In the case of $/JPY, three factors drive our forecast change:
  • We expect Japan’s trade balance to improve as supply-chain disruptions continue to fade. When we looked at the empirical links between the Yen and Japanese BBoP flows in the 2009 Foreign Exchange Market, we found that the trade flows were important drivers of the Yen. Thus, the improvement in the Japanese trade position is likely to be positive for the Yen. 
  • Our examination of Japanese portfolio flows shows stronger than usual inflows relative to history. This suggests that the earthquake has changed Japanese appetite for foreign assets. On the assumption that a small proportion of these flows are unhedged, this does point to Yen strength. Less appetite for foreign bonds/repatriation could be a reflection of the need to keep funds at home for the rebuilding effort; therefore, outflows are only likely to increase again once the rebuilding effort is complete. Again, we see this as JPY-positive on our forecast horizon. 
  • Lastly, a key element of our global forecast changes is the downward revision in our US 10-year Treasury yield forecast, which brings our forecasts for December 2011 and December 2012 to 3.00% and 3.50% from 3.75% and 4.25% previously. We see this as reinforcing our Dollar-bearish bias, also in line with this forecast change. Of course, it is also the case that—as part of all this—the probability of intervention has increased, as highlighted this week by Japan’s first intervention since March. However, the fact that the intervention was unilateral and found little policy support among the G-7 suggests to us that it will not be sufficient to reverse the $/JPY down trend. Fiona Lake has discussed the JPY dynamics in detail in a Global Markets Daily this week.

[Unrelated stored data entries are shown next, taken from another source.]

# BichenWuUCB/squeezeDet

Measured on NVIDIA H100. Metric: images/sec (1242x375, b=20), higher is better.
Workload: dtype f32 (3xTF32 wgmma, fp32 accumulate)

## Files before the change

include/sqdet_b200.h:

```cpp
#ifndef SQDET_B200_H_
#define SQDET_B200_H_

#include <stdint.h>

#ifdef __cplusplus
extern "C" {
#endif

#define SQDET_OK                 0
#define SQDET_ERR_INVALID_ARG   (-1)
#define SQDET_ERR_CUDA          (-2)
#define SQDET_ERR_UNSUPPORTED   (-3)
#define SQDET_ERR_STATE         (-4)
#define SQDET_ERR_NOT_FOUND     (-5)
#define SQDET_ERR_OVERFLOW      (-6)

#define SQDET_PAD_SAME   0
#define SQDET_PAD_VALID  1

#define SQDET_MATH_FP32_SIMT   0
#define SQDET_MATH_TF32X3_TC   1

typedef struct sqdet_engine sqdet_engine;

// ... 96 lines not shown
                         const int32_t* crops, int order, int rescale, void* stream);
int sqdet_forward_tiles(sqdet_engine* e, int n, int format, const uint8_t* const* planes,
                        const int64_t* pitches, const int32_t* heights, const int32_t* widths,
                        int t, const int32_t* tiles, int order, void* stream);
int sqdet_tile_results_dev(sqdet_engine* e, sqdet_det** dets, int32_t** counts,
                           int32_t* max_dets);
int sqdet_set_box_scale(sqdet_engine* e, const float* xy_scales);
int sqdet_launches_per_forward(sqdet_engine* e);
void* sqdet_engine_stream(sqdet_engine* e);

int sqdet_comm_unique_id(void* id128);
int sqdet_comm_init(sqdet_engine* e, int nranks, int rank, const void* id128);
int sqdet_comm_attach(sqdet_engine* e, void* nccl_comm, int nranks, int rank);
int sqdet_comm_destroy(sqdet_engine* e);
int sqdet_set_gather_in_forward(sqdet_engine* e, int on);
int sqdet_allgather(sqdet_engine* e, void* nccl_comm, void* stream);
int sqdet_gathered_dev(sqdet_engine* e, void** gathered_dev, int64_t* bytes_per_rank,
                       int32_t* nranks);

int sqdet_conv2d(const float* x_dev, const float* w_hwio_dev, const float* bias_dev,
                 const float* scale_dev, const float* shift_dev, float* y_dev,
                 int B, int H, int W, int Cin, int Cout, int size, int stride,
                 int padding, int relu, int y_cstride, int y_coff, int math_mode,
                 void* stream);
int sqdet_conv2d_k_split(const float* x_dev, const float* w_hwio_dev, const float* bias_dev,
                         const float* scale_dev, const float* shift_dev, float* y_dev,
                         int B, int H, int W, int Cin, int Cout, int size, int stride,
                         int padding, int relu, int y_cstride, int y_coff, int math_mode,
                         int k_split, void* stream);
int sqdet_fire(const float* x_dev, const float* w_sq_dev, const float* b_sq_dev,
               const float* w_e1_dev, const float* b_e1_dev, const float* w_e3_dev,
               const float* b_e3_dev, float* y_dev, int B, int H, int W, int Cin, int S,
               int E1, int E3, int math_mode, void* stream);
int sqdet_maxpool_nhwc(const float* x_dev, float* y_dev, int B, int H, int W, int C,
                       int size, int stride, int padding, void* stream);
#define SQDET_PRE_RESIZE_THEN_SUB 0
#define SQDET_PRE_SUB_THEN_RESIZE 1
int sqdet_preprocess_u8(const uint8_t* src_dev, int src_h, int src_w, float* dst_dev,
                        int dst_h, int dst_w, const double* bgr_means, int order,
                        void* stream);
int sqdet_interpret(const float* preds_dev, const float* anchors_f32_dev,
                    float* det_boxes_dev, float* det_probs_dev, int64_t* det_class_dev,
                    int B, int grid_h, int grid_w, int anchors_per_grid, int classes,
                    int image_width, int image_height, float exp_thresh, void* stream);
int sqdet_topk_nms(const float* boxes_dev, const float* probs_dev,
                   const int64_t* cls_dev, int B, int A, int classes, int top_n,
                   float prob_thresh, float nms_thresh, sqdet_det* dets_dev,
                   int32_t* counts_dev, int max_dets, void* stream);
int sqdet_merge_tiles(const float* boxes_dev, const float* probs_dev, const int64_t* cls_dev,
                      int A, int t, const int32_t* tile_frames, const int32_t* tile_xy, int n,
                      int classes, int top_n, float prob_thresh, float nms_thresh,
                      sqdet_det* dets_dev, int32_t* counts_dev, int max_dets, void* stream);
typedef struct sqdet_draw_style {
  int32_t            classes;
  const char* const* class_names;
  const uint8_t*     class_bgr;
  float              plot_prob_thresh;
  float              font_scale;
} sqdet_draw_style;
int sqdet_draw_dets(int n, int format, uint8_t* const* planes, const int64_t* pitches,
                    const int32_t* heights, const int32_t* widths, const int32_t* crops,
                    const sqdet_det* dets_dev, const int32_t* counts_dev, int max_dets,
                    const sqdet_draw_style* style, void* stream);
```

With respect to our EUR/CHF forecast, we have argued extensively for CHF appreciation but the recent rally has gone beyond our original
expectations. Given the significant appreciation pressures, we recognize the potential for the CHF to rally further in the near term to 1.05. And, of course, if Euro-zone tensions escalate further, parity should not be excluded. This is, however, not our baseline view. Ultimately, we think that European policymakers will take needed policy steps to meaningfully reduce the Euro-zone risk premium weighing on the EUR. As a result, we see the risk premium that weighs on EUR/CHF fading somewhat on a one-year horizon. This will allow EUR/CHF to head somewhat closer towards its ‘fair value’, which our GSDEER model currently puts at 1.44.

Elsewhere, our forecast revisions reflect a combination of weaker growth and a marking-to-market. Notable changes are for the TRY, which we revise weaker on a 12-month horizon ($/TRY from 1.55 to 1.63), reflecting the results of the newly introduced monetary easing by the CBRT.
In Latam, the notable forecast change is for the MXN, which we revise weaker on a 12-month horizon ($/MXN to 11.90 from 11.50) on the back of our downgrading of Mexico’s growth from 4.4% to 4.1% this year and from 4.5% to 3.9% in 2012.

Finally, in non-Japan Asia, our forecast changes generally reflect a marking-to-market in the near term. The exception is India, where we are upgrading our forecast to 44.00, 43.70, 43.00 in 3, 6 and 12 months from 46.00, 46.20 and 47.00 previously, on a more favourable balance of payments, and in particular a pick-up in FDI inflows.